I searched for words to express the condition that I and virtually everyone else was now in: stuck in our houses, huts, or apartments all over the world. I tried “limbo,” “Hades,” “Purgatory” before I settled on “the doldrums,” which evoked a sailing ship helplessly adrift with no wind and no waves strong enough to impel it onward. This might seem jocular, but it brought together the many things I felt: that there had been calm, but that calm was in fact more like being “becalmed,” miserable, frustrated, stuck in one lonely isolated place. Inertia.

When I was alone, I began to feel that I had become another person. I do not believe in God, but it seemed as if this was a world without God. How could I have that thought without believing? Some lines from the Messiah kept running in my mind: “For behold, darkness shall cover the earth, and gross darkness the people.” I was not afraid of dying, nor for my family, but I did feel as though darkness in the form of this tiny invisible agent, so tiny that it could be expelled in breath, was present everywhere. I knew that “the Lord” who arises in the oratorio to bring light would not arise. I did odd jobs around the house and garden, to occupy myself but all the time thinking how hopeless it was. Unknown to myself my forced inertia was breeding anger.

And then I went mad. I have thought and written about that word “mad” —the three Anglo-Saxon letters that we think covers both fierce anger and insanity. I had become convinced that madness was usually the result of a pathogen, though I have no qualifications at all in this field. (I think also that the word should be used sparingly.) My madness took the form of a sudden, fierce eruption. I will not, and in fact can’t, give details, except that the physical component of my wrath was vented on a piece of furniture—a reading lamp thrown to the ground and then trampled on and smashed, breaking the shade and the light globe into a thousand glass fragments. There were witnesses to this violent act, which was accompanied by a torrent of violent verbal despair.

To say that I could not understand what had happened would also be evasive.
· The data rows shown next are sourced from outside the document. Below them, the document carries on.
template <bool GP>
__global__ __launch_bounds__(kThreadsW, 1) void wgrad_h2_multi_kernel(MultiArgs ma) {
  typedef Ring<GP> R;
  constexpr int kSlot = R::kSlot, kSlotAll = R::kSlotAll, kRing = R::kRing, kAhead = R::kAhead, kB = R::kB;
  extern __shared__ __attribute__((aligned(16))) unsigned char smem_h2[];
  int jj = 0;
  for (int q = 1; q < ma.n_jobs; ++q) if ((int)blockIdx.x >= ma.job[q].wg_begin) jj = q;
  const Job& a = ma.job[jj];
  const int wg = (int)blockIdx.x - a.wg_begin, nwg = a.wg_count;
  const int tid = threadIdx.x, lane = tid & 63;
  const int wave = __builtin_amdgcn_readfirstlane(tid >> 6);
  const bool narrow = a.b_tiles == 1;
  float s_grad, inv_s;
  scale_from_absmax(a.absmax, s_grad, inv_s);

  f32x16 acc[8];
#pragma unroll
  for (int i = 0; i < 8; ++i) acc[i] = (f32x16)(0.0f);
  float bsum = 0.0f;

  unsigned char* ring = smem_h2;

  const int rq = (lane & 15) >> 2, rp = lane & 3, rg = (lane >> 4) & 1, rh = lane >> 5;
  const int rd0 = 1024 * rg + 256 * rh + 128 * rg + 64 * (rp & 1) + 16 * rq + 8 * (rp >> 1);
  const int a_rd = 2048 * wave + rd0;
  const int rx0 = 64 * (8 * rh + rq) + 32 * rg + 8 * rp, rx1 = rx0 + 64 * 4;
  const int wp = lane & 31, whf = lane >> 5;
  const int wxoff = 64 * wp + 16 * (wave & 3) + 8 * whf;

  const bool two_pairs = a.n_pairs == 2;
  const int my_tiles = a.n_tiles > wg ? (a.n_tiles - 1 - wg) / nwg + 1 : 0;
  const int n_items = two_pairs ? 2 * my_tiles : my_tiles;
  const int n_valid = a.n_valid_points;
  const bool has_db = a.db != nullptr;
  const bool rev = ma.reverse != 0;
  const float* const pa0 = a.p[0].a; const float* const pb0 = a.p[0].b;
  const float* const pa1 = a.p[1].a; const float* const pb1 = a.p[1].b;
  const size_t sa0 = a.p[0].stride_a, sb0 = a.p[0].stride_b, sa1 = a.p[1].stride_a, sb1 = a.p[1].stride_b;
  const float* const rec0 = a.rec[0]; const float* const rec1 = a.rec[1];
  const bool has_scale = a.absmax != nullptr;
  auto tile_of = [&](int item) {
    const int k = two_pairs ? item >> 1 : item;
    return rev ? wg + (my_tiles - 1 - k) * nwg : wg + k * nwg;
  };

  auto issue = [&](int item) {
    const int t = tile_of(item), pi = two_pairs ? item & 1 : 0;
    const float* pa = (pi ? pa1 : pa0) + (size_t)t * (pi ? sa1 : sa0);
    const float* pb = (pi ? pb1 : pb0) + (size_t)t * (pi ? sb1 : sb0);
    unsigned char* slot = ring + (item % kRing) * kSlotAll;
#pragma unroll
    for (int j = 0; j < 2 * R::kPlanes; ++j) {
      const int piece = wave + 8 * j;
      __builtin_amdgcn_global_load_lds((gvoid)(reinterpret_cast<const f32x4*>(pa) + piece * 64 + lane),
                                       SVS_LDS(void, slot + piece * 1024), 16, 0, 0);
      if (!narrow)
        __builtin_amdgcn_global_load_lds((gvoid)(reinterpret_cast<const f32x4*>(pb) + piece * 64 + lane),
                                         SVS_LDS(void, slot + kB + piece * 1024), 16, 0, 0);
    }
    if (narrow)
      __builtin_amdgcn_global_load_lds((gvoid)(reinterpret_cast<const f32x4*>(pb) + (wave & 3) * 64 + lane),
                                       SVS_LDS(void, slot + kB + (wave & 3) * 1024), 16, 0, 0);
    if (has_scale)
      __builtin_amdgcn_global_load_lds((gvoid)((pi ? rec1 : rec0) + (size_t)t * 64 + lane),
                                       SVS_LDS(void, slot + kSlot + wave * 256), 4, 0, 0);
  };
  unsigned sink = 0;
  auto touch = [&](int item) {
    const int t = tile_of(item), pi = two_pairs ? item & 1 : 0;
    const Pair& p = a.p[pi];
    constexpr int kLines = R::kPlanes * (kPlane / 128);
    const int nb = narrow ? 32 : kLines;
    const float* q = tid < kLines ? p.a + (size_t)t * p.stride_a + tid * 32
                                  : p.b + (size_t)t * p.stride_b + (tid - kLines) * 32;
    if (tid < kLines + nb) asm volatile("global_load_dword %0, %1, off" : "+v"(sink) : "v"(q) : "memory");
  };
  const int ops = (narrow ? 2 * R::kPlanes + 1 : 4 * R::kPlanes) + (has_scale ? 1 : 0);

  auto stage_factors = [&](int item) {
    unsigned char* slot = ring + (item % kRing) * kSlotAll;
    const int t = tile_of(item);
    const int live = n_valid - t * 32;
    float f = 1.0f;
    if (has_scale) {
      float rec;
      lds_read32(rec, lds_addr(slot + kSlot + wave * 256 + 4 * wp));
      lds_wait();
      const unsigned eb = (__float_as_uint(rec) >> 23) & 0xff;
      if (eb >= 20 && eb <= 240) f = __builtin_fminf(s_grad * __uint_as_float((254u << 23) - __float_as_uint(rec)), 32768.0f);
    }
    if (wp >= live) f = 0.0f;
    if (lane < 32) asm volatile("ds_write_b16 %0, %1" :: "v"(lds_addr(slot + kSlot + kRecBytes + wave * 64 + 2 * lane)), "v"((_Float16)f) : "memory");
  };
  auto stage_narrow = [&](int item) {
    unsigned char* slot = ring + (item % kRing) * kSlotAll;
    if (tid < 256) {
      f32x4 v;
      lds_read128(v, lds_addr(slot + kB + tid * 16));
      lds_wait();
      f16x4 hi, mid;
#pragma unroll
      for (int j = 0; j < 4; ++j) {
        const _Float16 h = (_Float16)v[j];
        hi[j] = h;
        mid[j] = (_Float16)(v[j] - (float)h);
      }
      *SVS_LDS(f16x4, slot + kB + kNarrowImg + wxoff) = hi;
      *SVS_LDS(f16x4, slot + kB + kNarrowImg + kExtraPiece + wxoff) = mid;
    }
  };

  const f16x2 one2 = {(_Float16)1.0f, (_Float16)1.0f};

  for (int i0 = 0; i0 < kAhead && i0 < n_items; ++i0) issue(i0);
  const bool touching = GP && ma.touch;
  bool touched = false;
  if (touching && kAhead < n_items) { touch(kAhead); touched = true; }
  auto pre_stage = [&](int it) {
    const int left = n_items - 1 - it;
    const int later = (left < kAhead - 1 ? left : kAhead - 1) * ops;
    if (later == 10) asm volatile("s_waitcnt vmcnt(10)" ::: "memory");
    else if (later == 8) asm volatile("s_waitcnt vmcnt(8)" ::: "memory");
    else if (later == 6) asm volatile("s_waitcnt vmcnt(6)" ::: "memory");
    else if (later == 5) asm volatile("s_waitcnt vmcnt(5)" ::: "memory");
    else if (later == 4) asm volatile("s_waitcnt vmcnt(4)" ::: "memory");
    else if (later == 3) asm volatile("s_waitcnt vmcnt(3)" ::: "memory");
    else if (touched) asm volatile("s_waitcnt vmcnt(1)" ::: "memory");
    else asm volatile("s_waitcnt vmcnt(0)" ::: "memory");
    stage_factors(it);
  };
  for (int item = 0; item < n_items; ++item) {
    const int pi = two_pairs ? item & 1 : 0;
    const bool p0 = pi == 0;
    pre_stage(item);
    asm volatile("s_waitcnt lgkmcnt(0)\n\ts_barrier" ::: "memory");
    if (narrow) {
      stage_narrow(item);
      asm volatile("s_waitcnt lgkmcnt(0)\n\ts_barrier" ::: "memory");
    }
    auto issue_next = [&]() {
      if (item + kAhead < n_items) issue(item + kAhead);
      touched = false;
      if (touching && item + kAhead + 1 < n_items) { touch(item + kAhead + 1); touched = true; }
    };
    const unsigned la = lds_addr(ring + (item % kRing) * kSlotAll);
    const unsigned lb = la + kB;
    const unsigned ftab = la + kSlot + kRecBytes + wave * 64;
    const unsigned nimg = lb + kNarrowImg;
    const bool want_bias = has_db && p0;
    const bool two = narrow;
    Frag fa2[2], fam2[2];
    f32x4 fraw2[2];
#pragma unroll
    for (int ks = 0; ks < 2; ++ks) {
      tr_issue(fa2[ks], la + 512 * ks + a_rd, la + 512 * ks + (a_rd ^ 128));
      if (GP) tr_issue(fam2[ks], la + kPlane + 512 * ks + a_rd, la + kPlane + 512 * ks + (a_rd ^ 128));
      lds_read128(fraw2[ks], ftab + 32 * ks + 16 * rh);
    }
    issue_next();
    lds_wait();
#pragma unroll
    for (int ks = 0; ks < 2; ++ks) {
      const f16x8 ah = frag_of(fa2[ks]) * __builtin_bit_cast(f16x8, fraw2[ks]);
      const f16x8 am = GP ? frag_of(fam2[ks]) * __builtin_bit_cast(f16x8, fraw2[ks]) : ah;
      if (want_bias) {
#pragma unroll
        for (int j = 0; j < 4; ++j) {
          const f16x2 h2v = {ah[2 * j], ah[2 * j + 1]};
          bsum = __builtin_amdgcn_fdot2(h2v, one2, bsum, false);
          if (GP) {
            const f16x2 m2v = {am[2 * j], am[2 * j + 1]};
            bsum = __builtin_amdgcn_fdot2(m2v, one2, bsum, false);
          }
        }
      }
#pragma unroll
      for (int i = 0; i < 8; ++i) {
        if (i > 0 && narrow) break;
        Frag fh, fm;
        if (!narrow) {
          const unsigned rd = lb + 2048 * i + 512 * ks + rd0;
          tr_issue(fh, rd, rd ^ 128);
          if (GP) tr_issue(fm, rd + kPlane, (rd ^ 128) + kPlane);
        } else {
          tr_issue(fh, nimg + ks * 1024 + rx0, nimg + ks * 1024 + rx1);
          tr_issue(fm, nimg + kExtraPiece + ks * 1024 + rx0, nimg + kExtraPiece + ks * 1024 + rx1);
        }
        lds_wait();
        if (two || GP) acc[i] = __builtin_amdgcn_mfma_f32_32x32x16_f16(ah, frag_of(fm), acc[i], 0, 0, 0);
        if (GP) acc[i] = __builtin_amdgcn_mfma_f32_32x32x16_f16(am, frag_of(fh), acc[i], 0, 0, 0);
        acc[i] = __builtin_amdgcn_mfma_f32_32x32x16_f16(ah, frag_of(fh), acc[i], 0, 0, 0);
      }
    }
  }
  asm volatile("s_waitcnt vmcnt(0)" :: "v"(sink) : "memory");
  const int half = lane >> 5, col = lane & 31;
  det::wait_turn(a.ticket, wg);
#pragma unroll
  for (int i = 0; i < 8; ++i) {
    if (i > 0 && narrow) break;
#pragma unroll
    for (int r = 0; r < 16; ++r) {
      const int row = 32 * wave + rho(r) + 4 * half;
      const int c = a.col0 + 32 * i + col;
      if (c < a.ldw) atomicAdd(&a.dW[(size_t)row * a.ldw + c], acc[i][r] * inv_s);
    }
  }
  if (a.db) {
    bsum += __shfl_xor(bsum, 32);
    if (half == 0) atomicAdd(&a.db[32 * wave + col], bsum * inv_s);
  }
  det::pass_turn(a.ticket, wg);
}

}

}
}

I was not “myself.” Why was I not “myself”? How could I not be myself? My way of understanding it now is that I could not be this apparently single, isolate thing, “myself,” by myself. The truth I think is that it is not solitude but confinement that destroys the structure of a life, that leads to mental distress and worse.

It is now, as I write, April 18. I’ve been shopping. There are more cars on the roads. That seems unwise and threatening: I don’t want us to return to normal, not just yet. I do not know whether this personal account of my experience of two months of the COVID-19 virus pandemic will strike a chord in other people. It’s just one person’s thoughts and feelings, and that’s one who hasn’t suffered as lots of others have suffered. But I think it might. Many people will be writing as I have, taking notes, filming, keeping diaries. As William Blake wrote “truth exists in minute particulars,” and that’s how the truth of this time will be known to the future.